There are all kinds of rumors flying around about what the President will say in his budget speech tonight. Naturally, he is already being criticized for what people assume he will say even before he has said it.

That said, I think there are three points he must make —

  • Social Security is not adding anything to the budget deficit, and cutting Social Security won’t reduce the budget deficit.
  • He’s sticking to the plans for Medicare already written into the Affordable Care Act.
  • It’s insane to think we can reduce the budget deficit without also raising revenue. The Bush tax cuts on the wealthy must end.

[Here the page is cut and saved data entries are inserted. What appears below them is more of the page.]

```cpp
constexpr float TX_NOTDEF = -1024.f;
constexpr int TX_INF = LSD_ID_INF;
constexpr double TX_PI = 3.14159265358979323846;
constexpr double TX_DEG2RAD = TX_PI / 180;
constexpr double TX_3_2_PI = (3 * TX_PI) / 2;
constexpr double TX_2PI = 2 * TX_PI;
#if !defined(PLI_DEV) && (defined(TX_CLAIM_SCOPE) || defined(TX_GROUP) || defined(TX_OWN_LOAD) || defined(TX_DIAG_PAD) || defined(TX_DIAG_NOWAIT) || defined(TX_DIAG_HOT_NOFOLD))
#error "diagnostic builds of lsd_tile.hip need -DPLI_DEV"
#endif
#ifndef TX_CLAIM_SCOPE
#define TX_CLAIM_SCOPE __HIP_MEMORY_SCOPE_AGENT
#endif
#ifndef TX_GROUP
#define TX_GROUP 8
#endif
static_assert(TX_GROUP == 0 || TX_GROUP == 2 || TX_GROUP == 4 || TX_GROUP == 8, "a group member is an octet of lanes");
constexpr int TX_GQ = 768;
// ... 1899 lines not shown
    unsigned hits = 0u;
#pragma unroll
    for (int j = 0; j < 16; ++j) hits |= (sz[j] >= minReg ? 1u : 0u) << j;
    while (hits) {
      const int j = __ffs(hits) - 1;
      hits &= hits - 1u;
      const int64_t p = p1 + (j >> 2) * 1024 + tid * 4 + (j & 3);
      const int id = idPlaneAll[base + p];
      if (id == TX_INF || ownAll[base + p].x != id) continue;
      const int at = atomicAdd(&s_n, 1);
      if (at < CAP) s_buf[at] = id;
      else {
        const int g = atomicAdd(&candCnt[img], 1);
        if (g < emitCap) cand[g] = id;
        else c.overflow = 6;
      }
    }
  }
  __syncthreads();
  const int n = min(s_n, CAP);
  if (tid == 0 && n) s_base = atomicAdd(&candCnt[img], n);
  __syncthreads();
  for (int i = tid; i < n; i += 256) {
    if (s_base + i < emitCap) cand[s_base + i] = s_buf[i];
    else c.overflow = 6;
  }
}

template <int KPT>
__device__ __forceinline__ void tx_emit_sort(unsigned* ks, const int* __restrict__ cand, int n, int tid) {
  unsigned key[KPT];
#pragma unroll
  for (int u = 0; u < KPT; ++u) key[u] = tid * KPT + u < n ? (unsigned)cand[tid * KPT + u] : 0xFFFFFFFFu;
  tx_bitonic_regs<KPT, 1024>(key, ks, tid);
  __syncthreads();
#pragma unroll
  for (int u = 0; u < KPT; ++u) ks[tid * KPT + u] = key[u];
  __syncthreads();
}

__global__ __launch_bounds__(1024) void k_tx_emit_sorted(const RxCtl* __restrict__ ctl, const int* __restrict__ candAll, const int* __restrict__ candCnt,
                                                         const float4* __restrict__ rgSegAll, int64_t npix, int rmask, float* __restrict__ segAll,
                                                         int* __restrict__ nSeg, int maxSeg, int img0, int emitCap) {
  extern __shared__ unsigned ks[];
  const int img = blockIdx.x + img0;
  if (ctl[img].state != 2 || ctl[img].overflow) return;
  const int n = min(candCnt[img], emitCap), tid = threadIdx.x;
  const int* cand = candAll + (int64_t)img * TX_EMIT_CAP;
  if (n <= 1024) tx_emit_sort<1>(ks, cand, n, tid);
  else if (n <= 2048) tx_emit_sort<2>(ks, cand, n, tid);
  else if (n <= 4096) tx_emit_sort<4>(ks, cand, n, tid);
  else if (n <= 8192) tx_emit_sort<8>(ks, cand, n, tid);
  else tx_emit_sort<16>(ks, cand, n, tid);
  float* seg = segAll + (int64_t)img * maxSeg * 4;
  for (int i = tid; i < min(n, maxSeg); i += 1024) {
    const float4 v = rgSegAll[img * npix + (int)(ks[i] & (unsigned)rmask)];
    seg[4 * i + 0] = v.x; seg[4 * i + 1] = v.y; seg[4 * i + 2] = v.z; seg[4 * i + 3] = v.w;
  }
  if (tid == 0) nSeg[img] = min(n, maxSeg);
}

__device__ __forceinline__ bool tx_grid_barrier(unsigned* bar, unsigned target) {
  __shared__ int s_ok;
  asm volatile("s_waitcnt vmcnt(0) lgkmcnt(0)" ::: "memory");
  __syncthreads();
  if (threadIdx.x == 0) {
    __builtin_amdgcn_fence(__ATOMIC_RELEASE, "agent");
    __hip_atomic_fetch_add(&bar[0], 1u, __ATOMIC_RELAXED, __HIP_MEMORY_SCOPE_AGENT);
    int ok = 1;
    unsigned spins = 0;
    while (__hip_atomic_load(&bar[0], __ATOMIC_RELAXED, __HIP_MEMORY_SCOPE_AGENT) < target) {
      __builtin_amdgcn_s_sleep(4);
      if ((++spins & 63u) == 0u &&
          (__hip_atomic_load(&bar[32], __ATOMIC_RELAXED, __HIP_MEMORY_SCOPE_AGENT) != 0u || spins > (1u << 21))) {
        __hip_atomic_store(&bar[32], 1u, __ATOMIC_RELAXED, __HIP_MEMORY_SCOPE_AGENT);
        ok = 0;
        break;
      }
    }
    __builtin_amdgcn_fence(__ATOMIC_ACQUIRE, "agent");
    s_ok = ok;
  }
  __syncthreads();
  asm volatile("s_dcache_inv" ::: "memory");
  return s_ok != 0;
}

__global__ __launch_bounds__(256) void k_tx_tail(TxTailArgs A) {
  __shared__ int qs[4][TX_GQ];
  __shared__ int gbs[4][TX_BMAXBLK + 4];
  __shared__ int parks[4][TX_PARK];
  __shared__ double sts[4][3][64];
  __shared__ double wcs[4][RX_RECT_CACHE][64];
// ... 131 lines not shown
```

### pli_slam_amd/csrc/pli_capi.hip

```cpp
#include "kernels.hpp"
#include "scratch_plan.hpp"
#include <cmath>
#include <cfloat>
#include <algorithm>
#include <memory>
#include <limits>
#include <cstdlib>
#include <set>
#include <string>
#include <functional>
#include <mutex>
#include <atomic>
#include <dlfcn.h>

using namespace pli;

#ifdef PLI_DEV
#define DEVENV(name) getenv(name)
#else
static inline const char* pli_no_devenv() { return nullptr; }
#define DEVENV(name) (pli_no_devenv())
#endif
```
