template <int NK, int RG, int ACT>
__global__ __launch_bounds__(256, 2) void xslin_kernel(const XsArgs p) {
  constexpr int NS = 3, NW = 4;
  constexpr int NP = NK + 1;
  constexpr int STAGE = NP * 1024;
  constexpr int K = NK * 16;
  constexpr int RBUF = 4096;
  __shared__ __attribute__((aligned(1024))) char smem[NS * STAGE + NW * RBUF];
  const int tid = threadIdx.x, lane = tid & 63;
  const int wave = __builtin_amdgcn_readfirstlane(tid >> 6);
  const int r = lane & 31, h = lane >> 5;
  long ms[RG];
#pragma unroll
  for (int g = 0; g < RG; ++g) {
    const long m = (long)blockIdx.x * (NW * 32 * RG) + wave * (32 * RG) + 32 * g + r;
    ms[g] = m < p.M ? m : p.M - 1;
  }

  const char* wp_set = reinterpret_cast<const char*>(p.wp) +
                       (p.set_rows > 0 ? ((long)blockIdx.x * (NW * 32 * RG) / p.set_rows) * p.set_bytes : 0);
  const int pw = (NP - wave + NW - 1) / NW;
  const int T = p.N / 32;
  auto issue = [&](int st) {
    const char* src = wp_set + (size_t)st * STAGE + lane * 16;
    char* dst = smem + (st % NS) * STAGE;
#pragma unroll
    for (int i = 0; i < (NP + NW - 1) / NW; ++i) {
      const int j = wave + NW * i;
      if (j < NP)
        __builtin_amdgcn_global_load_lds((const __attribute__((address_space(1))) void*)(src + j * 1024),
                                         (__attribute__((address_space(3))) void*)(dst + j * 1024), 16, 0, 0);
    }
  };
  char* resbuf = smem + NS * STAGE + wave * RBUF;
  auto res_slot = [&](int tile, int g, int j) -> char* {
    return resbuf + (RG == 1 ? (tile & 1) * 2048 : g * 2048) + j * 1024;
  };
  auto issue_resid = [&](int tile) {
#pragma unroll
    for (int g = 0; g < RG; ++g)
#pragma unroll
      for (int j = 0; j < 2; ++j) {
        int n = 32 * tile + 16 * j + 8 * h;
        n = n < p.n_store ? n : p.n_store - 8;
        __builtin_amdgcn_global_load_lds((const __attribute__((address_space(1))) void*)(p.resid + ms[g] * p.ldr + n),
                                         (__attribute__((address_space(3))) void*)res_slot(tile, g, j), 16, 0, 0);
      }
  };
  const int S = 2 * RG, R = p.resid ? 2 * RG : 0;
  constexpr bool GEGLU = ACT == MVOC_ACT_GEGLU;
  constexpr bool geglu = GEGLU;
  constexpr int PW_LO = NP / NW, PW_HI = (NP + NW - 1) / NW;
  auto wait_stage = [&](int st) {
    if (st >= 2 && st + 1 < T) {
      if (geglu) {
        if (pw == PW_HI) xs_wait<PW_HI + 2 * RG>(); else xs_wait<PW_LO + 2 * RG>();
      } else if (p.resid) {
        if (pw == PW_HI) xs_wait<PW_HI + 8 * RG>(); else xs_wait<PW_LO + 8 * RG>();
      } else {
        if (pw == PW_HI) xs_wait<PW_HI + 4 * RG>(); else xs_wait<PW_LO + 4 * RG>();
      }
      return;
    }
    const int dma_next = st + 1 < T ? pw : 0;
    int n;
    if (st == 0) n = dma_next;
    else if (geglu) n = dma_next + (st >= 2 ? S : 0);
    else n = dma_next + (st >= 2 ? 2 * (R + S) : R + S);
    xs_wait_n(n);
  };
  auto wait_resid = [&](int st) {
    if (RG == 1) xs_wait_n((st >= 1 ? S : 0) + (st + 2 < T ? pw : 0) + (st + 1 < T ? R : 0));
    else xs_wait_n(st >= 1 && st + 2 < T ? pw : 0);
  };

  half8_t xf[RG][NK];
#pragma unroll
  for (int g = 0; g < RG; ++g) {
    const half_t* xr = p.x + ms[g] * K + 8 * h;
#pragma unroll
    for (int s = 0; s < NK; ++s) xf[g][s] = *reinterpret_cast<const half8_t*>(xr + 16 * s);
  }
  if (p.resid) issue_resid(0);
  for (int st = 0; st < NS - 1 && st < T; ++st) issue(st);
  if (p.normalize) {
    const half2_t one2 = {(half_t)1.0f, (half_t)1.0f};
#pragma unroll
    for (int g = 0; g < RG; ++g) {
      float s1 = 0.f;
#pragma unroll
      for (int s = 0; s < NK; ++s)
#pragma unroll
        for (int e = 0; e < 4; ++e) {
          const half2_t v2 = {xf[g][s][2 * e], xf[g][s][2 * e + 1]};
          s1 = __builtin_amdgcn_fdot2(v2, one2, s1, false);
        }
      s1 += __shfl_xor(s1, 32);
      const float mu = s1 / (float)K;
      const half_t c16 = (half_t)mu;
      const half2_t c2 = {c16, c16};
      float t1 = 0.f, t2 = 0.f;
#pragma unroll
      for (int s = 0; s < NK; ++s)
#pragma unroll
        for (int e = 0; e < 4; ++e) {
          const half2_t v2 = {xf[g][s][2 * e], xf[g][s][2 * e + 1]};
          const half2_t d2 = v2 - c2;
          t1 = __builtin_amdgcn_fdot2(d2, one2, t1, false);
          t2 = __builtin_amdgcn_fdot2(d2, d2, t2, false);
        }
      t1 += __shfl_xor(t1, 32);
      t2 += __shfl_xor(t2, 32);
      const float dm = t1 / (float)K;
      const float rs = rsqrtf(fmaxf(t2 / (float)K - dm * dm, 0.f) + p.eps);
#pragma unroll
      for (int s = 0; s < NK; ++s)
#pragma unroll
        for (int e = 0; e < 8; ++e) xf[g][s][e] = (half_t)(((float)xf[g][s][e] - mu) * rs);
    }
  }

  int stage = 0;
  constexpr int PD = NK < 8 ? NK : (RG == 1 ? 8 : (GEGLU ? 2 : 4));
  const char* cslot = smem;
#ifdef MVOC_PP_LAB
  unsigned long long acc_t[6] = {0, 0, 0, 0, 0, 0}, ta = 0, tb = 0, tc = 0, td = 0, te = 0, tstart = 0;
  XS_STAMP(tstart);
  te = tstart;
#endif
  auto run_stage = [&](f32x16 (&acc)[RG]) {
    XS_STAMP(ta);
    XS_ACC(3, te, ta);
    wait_stage(stage);
    XS_STAMP(tb);
    XS_ACC(0, ta, tb);
    __builtin_amdgcn_sched_barrier(0);
    __builtin_amdgcn_s_barrier();
    __builtin_amdgcn_sched_barrier(0);
    XS_STAMP(tc);
    XS_ACC(1, tb, tc);
    if (stage + NS - 1 < T) issue(stage + NS - 1);
    if (RG == 1 && p.resid && stage + 1 < T) issue_resid(stage + 1);
    cslot = smem + (stage % NS) * STAGE;
    const char* wl = cslot + lane * 16;
    half8_t wf[PD];
#pragma unroll
    for (int i = 0; i < PD; ++i) wf[i] = *reinterpret_cast<const half8_t*>(wl + i * 1024);
    __builtin_amdgcn_sched_group_barrier(0x100, PD, 0);
#pragma unroll
    for (int s = 0; s < NK; ++s) {
#pragma unroll
      for (int g = 0; g < RG; ++g) acc[g] = __builtin_amdgcn_mfma_f32_32x32x16_f16(wf[s % PD], xf[g][s], acc[g], 0, 0, 0);
      if (s + PD < NK) wf[s % PD] = *reinterpret_cast<const half8_t*>(wl + (s + PD) * 1024);
      __builtin_amdgcn_sched_group_barrier(0x008, RG, 0);
      __builtin_amdgcn_sched_group_barrier(0x100, 1, 0);
    }
#ifdef MVOC_PP_LAB
    asm volatile("s_nop 0" ::"v"(acc[0][0]), "v"(acc[RG - 1][15]));
#endif
    XS_STAMP(te);
    XS_ACC(2, tc, te);
    ++stage;
  };
  auto cvec4 = [&](const char* slot, int c) -> f32x4 { return *reinterpret_cast<const f32x4*>(slot + NK * 1024 + c * 4); };
  auto store_tile = [&](unsigned (&pk)[4][2], int nout, int tile, int g) {
#pragma unroll
    for (int qq = 0; qq < 4; qq += 2)
#pragma unroll
      for (int w2 = 0; w2 < 2; ++w2) {
        const auto sw = __builtin_amdgcn_permlane32_swap(pk[qq][w2], pk[qq + 1][w2], false, false);
        pk[qq][w2] = sw[0];
        pk[qq + 1][w2] = sw[1];
      }
#pragma unroll
    for (int j = 0; j < 2; ++j) {
      const int n = nout + 16 * j + 8 * h;
      uint4 v = {pk[2 * j][0], pk[2 * j][1], pk[2 * j + 1][0], pk[2 * j + 1][1]};
      if (p.resid) {
        half8_t a = __builtin_bit_cast(half8_t, v);
        const half8_t b = *reinterpret_cast<const half8_t*>(res_slot(tile, g, j) + lane * 16);
#pragma unroll
        for (int e = 0; e < 8; ++e) a[e] = (half_t)((float)a[e] + (float)b[e]);
        v = __builtin_bit_cast(uint4, a);
      }
      if (n >= p.n_store) continue;
#ifdef MVOC_PP_LAB
      if (p.lab & 1) { asm volatile("" ::"v"(v.x), "v"(v.y), "v"(v.z), "v"(v.w)); continue; }
      if (p.lab & 2) {
        *reinterpret_cast<uint4*>(p.out + ((long)blockIdx.x * 1024 + (wave * 2 * RG + 2 * g + j)) * 512 + lane * 8 + (long)(nout / 32) * 0) = v;
        continue;
      }
#endif
      *reinterpret_cast<uint4*>(p.out + ms[g] * p.ldo + n) = v;
    }
  };

  if constexpr (GEGLU) {
    for (int t = 0; t + 1 < T; t += 2) {
      f32x16 acc[RG];
#pragma unroll
      for (int g = 0; g < RG; ++g)
#pragma unroll
        for (int e = 0; e < 16; ++e) acc[g][e] = 0.f;
      run_stage(acc);
      half2_t hv[RG][8];
#pragma unroll
      for (int q = 0; q < 4; ++q) {
        const f32x4 cvl = cvec4(cslot, 8 * q + 4 * h);
#pragma unroll
        for (int g = 0; g < RG; ++g) {
          hv[g][2 * q] = half2_t{(half_t)(acc[g][4 * q] + cvl[0]), (half_t)(acc[g][4 * q + 1] + cvl[1])};
          hv[g][2 * q + 1] = half2_t{(half_t)(acc[g][4 * q + 2] + cvl[2]), (half_t)(acc[g][4 * q + 3] + cvl[3])};
        }
      }
#pragma unroll
      for (int g = 0; g < RG; ++g)
#pragma unroll
        for (int e = 0; e < 16; ++e) acc[g][e] = 0.f;
      run_stage(acc);
#pragma unroll
      for (int g = 0; g < RG; ++g) {
        unsigned pk[4][2];
#pragma unroll
        for (int q = 0; q < 4; ++q) {
          const f32x4 cgt = cvec4(cslot, 8 * q + 4 * h);
          half_t o[4];
#pragma unroll
          for (int e = 0; e < 4; ++e) {
            const float gv = r16(acc[g][4 * q + e] + cgt[e]);
            o[e] = (half_t)((float)hv[g][2 * q + (e >> 1)][e & 1] * r16(gelu_fast_f(gv)));
          }
          const half2_t lo = {o[0], o[1]}, hi = {o[2], o[3]};
          pk[q][0] = __builtin_bit_cast(unsigned, lo);
          pk[q][1] = __builtin_bit_cast(unsigned, hi);
        }
        store_tile(pk, 16 * t, t + 1, g);
      }
    }
  } else {
    for (int t = 0; t < T; ++t) {
      f32x16 acc[RG];
#pragma unroll
      for (int g = 0; g < RG; ++g)
#pragma unroll
        for (int e = 0; e < 16; ++e) acc[g][e] = 0.f;
      run_stage(acc);
      if (p.resid) wait_resid(t);
#pragma unroll
      for (int g = 0; g < RG; ++g) {
        unsigned pk[4][2];
#pragma unroll
        for (int q = 0; q < 4; ++q) {
          const f32x4 cv = cvec4(cslot, 8 * q + 4 * h);
          half_t o[4];
#pragma unroll
          for (int e = 0; e < 4; ++e) {
            float v = r16(acc[g][4 * q + e] + cv[e]);
            if constexpr (ACT == MVOC_ACT_SILU) v = r16(silu_f(v));
            else if constexpr (ACT == MVOC_ACT_GELU) v = r16(gelu_fast_f(v));
            o[e] = (half_t)v;
          }
          const half2_t lo = {o[0], o[1]}, hi = {o[2], o[3]};
          pk[q][0] = __builtin_bit_cast(unsigned, lo);
          pk[q][1] = __builtin_bit_cast(unsigned, hi);
        }
        store_tile(pk, 32 * t, t, g);
      }
      if (RG == 2 && p.resid && t + 1 < T) {
        asm volatile("s_waitcnt lgkmcnt(0)" ::: "memory");
        issue_resid(t + 1);
      }
    }
  }
#ifdef MVOC_PP_LAB
  XS_STAMP(ta);
  XS_ACC(3, te, ta);
  if (p.stamps && blockIdx.x == 0 && wave == 0 && lane == 0) {
    for (int i = 0; i < 4; ++i) p.stamps[i] = acc_t[i];
    p.stamps[4] = ta - tstart;
    p.stamps[5] = (unsigned long long)T;
  }
#endif
}

}
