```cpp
#define LP_JPEG_MAX_RESTART 32
#define LP_JPEG_PER_LAUNCH 32
typedef struct lp_jpeg_desc {
// ... 90 lines not shown
```

### yolo-lp_amd/csrc/lp_conv.hip

```cpp
#include "lp_internal.h"

#include <cstdlib>

namespace lp {

int conv_launch_f16(int cfg, int mode, int ksize, int stride, int nbuf, const ConvArgs& a, hipStream_t st);
int conv_launch_bf16(int cfg, int mode, int ksize, int stride, int nbuf, const ConvArgs& a, hipStream_t st);
int conv_launch_f32(int cfg, int mode, int ksize, int stride, int nbuf, const ConvArgs& a, hipStream_t st);

int conv_stream_launch_f16(int wc, const ConvArgs& a, int cb_pack, int lds, hipStream_t st);
int conv_stream_launch_bf16(int wc, const ConvArgs& a, int cb_pack, int lds, hipStream_t st);
int conv_stream_launch_f32(int wc, const ConvArgs& a, int cb_pack, int lds, hipStream_t st);

int conv_pipe_launch_f16(int pcfg, const ConvArgs& a, int ncu, hipStream_t st);
int conv_pipe_launch_bf16(int pcfg, const ConvArgs& a, int ncu, hipStream_t st);

int head_rows_launch_f16(const ConvArgs& a, int cb_pack, hipStream_t st);
int head_rows_launch_bf16(const ConvArgs& a, int cb_pack, hipStream_t st);
int head_rows_launch_f32(const ConvArgs& a, int cb_pack, hipStream_t st);
int head_box_det_launch_f16(const ConvArgs& a, int cb_pack, hipStream_t st);
int head_box_det_launch_bf16(const ConvArgs& a, int cb_pack, hipStream_t st);
int head_box_det_launch_f32(const ConvArgs& a, int cb_pack, hipStream_t st);

ConvShape conv_shape(int dtype, int cfg, int ksize, int stride) {
    const int sz = (int)dtype_size(dtype);
    ConvShape s;
    int wc = 2, wp = 2, wgc = 1, wgp = 4;
    switch (cfg) {
        case CFG_A: wgc = 2; wgp = 2; break;
        case CFG_B: break;
        case CFG_C: wc = 1; break;
        case CFG_D: wgc = 2; wgp = 4; break;
        case CFG_E: wc = 1; wgc = 2; wgp = 2; break;
        case CFG_F: wc = 1; wgc = 4; wgp = 2; break;
    }
    s.WP = wp;
    s.WGC = wgc;
    s.WGP = wgp;
    s.CB = 32 * wc * wgc;
    s.PB = 32 * wp * wgp;
    s.NT = 64 * wgc * wgp;
    s.KC = ksize == 1 ? 128 / sz : 32 / sz;
    s.HPMAX = ksize == 1 ? s.PB : (stride == 1 ? 2 * s.PB + 128 : 5 * s.PB + 128);
    return s;
}

static inline int swz_host(int row, int g, int gpr) { return gpr == 2 ? (g ^ ((row >> 3) & 1)) : (g ^ ((row >> 1) & 7)); }

int conv_pick_pitch(const ConvShape& s, int dtype, int ksize, int stride, int TH, int TW) {
    const int hw = (TW - 1) * stride + ksize, hh = (TH - 1) * stride + ksize;
    if (ksize == 1) return hw;
    (void)dtype;
    const int rowb = 32, gpr = 2, npix = TH * TW;
    static const int G0[16] = {0, 1, 2, 3, 12, 13, 14, 15, 20, 21, 22, 23, 24, 25, 26, 27};
    static const int G1[16] = {4, 5, 6, 7, 8, 9, 10, 11, 16, 17, 18, 19, 28, 29, 30, 31};
    long best_cost = -1;
    int best = hw;
    for (int pitch = hw; pitch < hw + 16; ++pitch) {
        if (hh * pitch > s.HPMAX) break;
        long cost = 0;
        for (int blk = 0; blk * 32 < s.PB; ++blk)
            for (int t = 0; t < ksize * ksize; ++t)
                for (int half = 0; half < 2; ++half)
                    for (int g = 0; g < 2; ++g) {
                        const int* lanes = g ? G1 : G0;
                        int addr[16], n = 0, slot_cnt[16] = {0};
                        for (int k = 0; k < 16; ++k) {
                            int pl = blk * 32 + lanes[k];
                            if (pl >= npix) pl = 0;
                            const int ty = pl / TW, tx = pl - ty * TW;
                            const int kx = t % ksize, hwe = (hw + 1) >> 1;
                            const int col = stride == 2 ? (kx & 1) * hwe + tx + (kx >> 1) : tx * stride + kx;
                            const int hp = (ty * stride + t / ksize) * pitch + col;
                            const int a = hp * rowb + swz_host(hp, half, gpr) * 16;
                            bool dup = false;
                            for (int m = 0; m < n; ++m) dup |= addr[m] == a;
                            if (!dup) { addr[n++] = a; ++slot_cnt[(a >> 4) & 15]; }
                        }
                        int mx = 1;
                        for (int k = 0; k < 16; ++k) mx = slot_cnt[k] > mx ? slot_cnt[k] : mx;
                        cost += mx;
                    }
        cost = cost * 64 + (pitch - hw);
        if (best_cost < 0 || cost < best_cost) { best_cost = cost; best = pitch; }
    }
    return best;
}
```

Beyond that, I agree with Joan Walsh

In the long term, however, as I’ve argued before, Obama has failed to project and execute a vision of Democratic Party policy and values that’s as bold as the challenges the nation faces, marked by Gilded Age levels of economic inequality, as well as economic suffering surpassed only by the Great Depression. Both those periods gave us “big bangs” of social change, in the words of Jacob Hacker; this era has not. So far it produced a healthcare reform plan that’s laudable for putting a stake in the ground toward universal coverage, but whose compromises with the GOP and the insurance industry could ultimately unravel it. Now people are worried that Obama will compromise on two signature programs of great Democratic presidents: Social Security under Franklin Delano Roosevelt and Medicare under Lyndon Baines Johnson. I hope he doesn’t do that Wednesday, and I also hope he lays out some broad vision of social justice that begins to reverse the trends of the last 30 years. (Leaking that he’ll be calling for tax hikes on the rich is a little bit encouraging.) He could provide new reasons for people to support the Democratic Party: a progressive vision of fairness and equity that’s up to the challenge of the times.

On the other hand, a lackluster speech that is mostly about reasonable compromise may give him positive overnight poll numbers but no long-lasting support. So let’s see what he goes for.